FRBの低金利政策の長期化が見込まれる中で、市場のドルに対する見方は弱気が多く、ドル円にも、さほど強気にはなれない相場が続いています。
パウエルFRB議長が全米企業エコノミスト協会の年次会合で講演を行い、「景気対策は、過剰のほうが不足よりリスクが小さい。見通しの不確実性は高い」などと述べ、追加財政支援策の必要性に言及していたが、目新しい材料もないことから、反応は限定的となりました。
様子見ムードの中、ユーロドルは1.17ドル台後半での上下動。1.18ドル台に乗せるものの売り圧力も強く、1.17ドル台に押し戻される展開が続いています。
本日はラガルドECB総裁の発言が伝わって来ましたが、FRBのように「インフレ率が一時的に目標を上回ることを容認する戦略は検討に値する」との考えを示していました。
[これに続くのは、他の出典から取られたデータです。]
struct flm_group {
    int n = 0;
    std::vector<int> dev;
    std::vector<flm_ctx *> ctx;
    bool loopback = false;
    bool clique = false;
    struct Rank {
        uint32_t *partial = nullptr, *shard = nullptr;
        size_t cap_partial = 0, cap_shard = 0;
        hipEvent_t done = nullptr;
        hipEvent_t xdone = nullptr;
        bool xpending = false;
        size_t dirty = 0;
    };
    std::vector<Rank> rk;
    uint32_t *hout = nullptr;
    size_t hout_cap = 0;
    std::string err;
};

namespace {

int gfail(flm_group *g, int code, const std::string &msg) {
    if (g) g->err = msg;
    flm::rt::set_error(nullptr, code, msg.c_str());
    return code;
}

bool sharded(const flm_group *g) { return g->n > 1 || g->clique; }

int grow(flm_group *g, int r, uint32_t *&p, size_t &cap, size_t words) {
    if (words <= cap) return 0;
    (void)hipSetDevice(g->dev[r]);
    if (p) (void)hipFree(p);
    p = nullptr;
    cap = 0;
    hipError_t e = hipMalloc(&p, std::max<size_t>(words, 64) * sizeof(uint32_t));
    if (e == hipSuccess)
        e = hipMemsetAsync(p, 0, std::max<size_t>(words, 64) * sizeof(uint32_t), flm::rt::stream_of(g->ctx[r]));
    if (e != hipSuccess) return gfail(g, FLM_ENOMEM, std::string("group buffer: ") + hipGetErrorString(e));
    cap = words;
    return 0;
}

int rank_error(flm_group *g, int r, int rc) {
    return gfail(g, rc, "rank " + std::to_string(r) + ": " + flm_last_error(g->ctx[r]));
}

int exchange(flm_group *g, uint64_t S, const std::vector<uint32_t *> &shards) {
    const int G = g->n;
    if (g->loopback) {
        std::vector<const uint32_t *> parts(G);
        for (int r = 0; r < G; ++r) parts[r] = g->rk[r].partial;
        for (int r = 0; r < G; ++r) {
            hipStream_t s = flm::rt::stream_of(g->ctx[r]);
            for (int q = 0; q < G; ++q)
                if (q != r && hipStreamWaitEvent(s, g->rk[q].done, 0) != hipSuccess)
                    return gfail(g, FLM_EHIP, "hipStreamWaitEvent");
            hipError_t e = flm::launch_shard_sum(parts.data(), G, (uint64_t)r * S, S, shards[r], s);
            if (e != hipSuccess) return gfail(g, FLM_EHIP, std::string("shard_sum: ") + hipGetErrorString(e));
            if (hipEventRecord(g->rk[r].xdone, s) != hipSuccess) return gfail(g, FLM_EHIP, "hipEventRecord");
            g->rk[r].xpending = true;
        }
// ... 144 lines not shown
    return 0;
}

また、「マイナス金利の深堀や、追加緩和も準備ができている」とも述べています。
一方、ECBのレーン理事は「インフレのモメンタム上昇のために余計な刺激を加えるのには慎重」と述べ、追加緩和には慎重姿勢も示唆しています。
ECB内で意見が分かれているとの指摘も伝わっていたが、その雰囲気も伝わってきています。
欧州ではフランスやスペインといった主要加盟国で新型コロナウイルス感染第2波が拡大している中、市場では年内の追加緩和への期待感が根強くあります。
ただ、いまのユーロドルは、ユーロ固有の材料よりもドルの動きに左右される展開が続いており、ドル安期待が根強い中で、上値に慎重ながらも底堅さは堅持している状況です。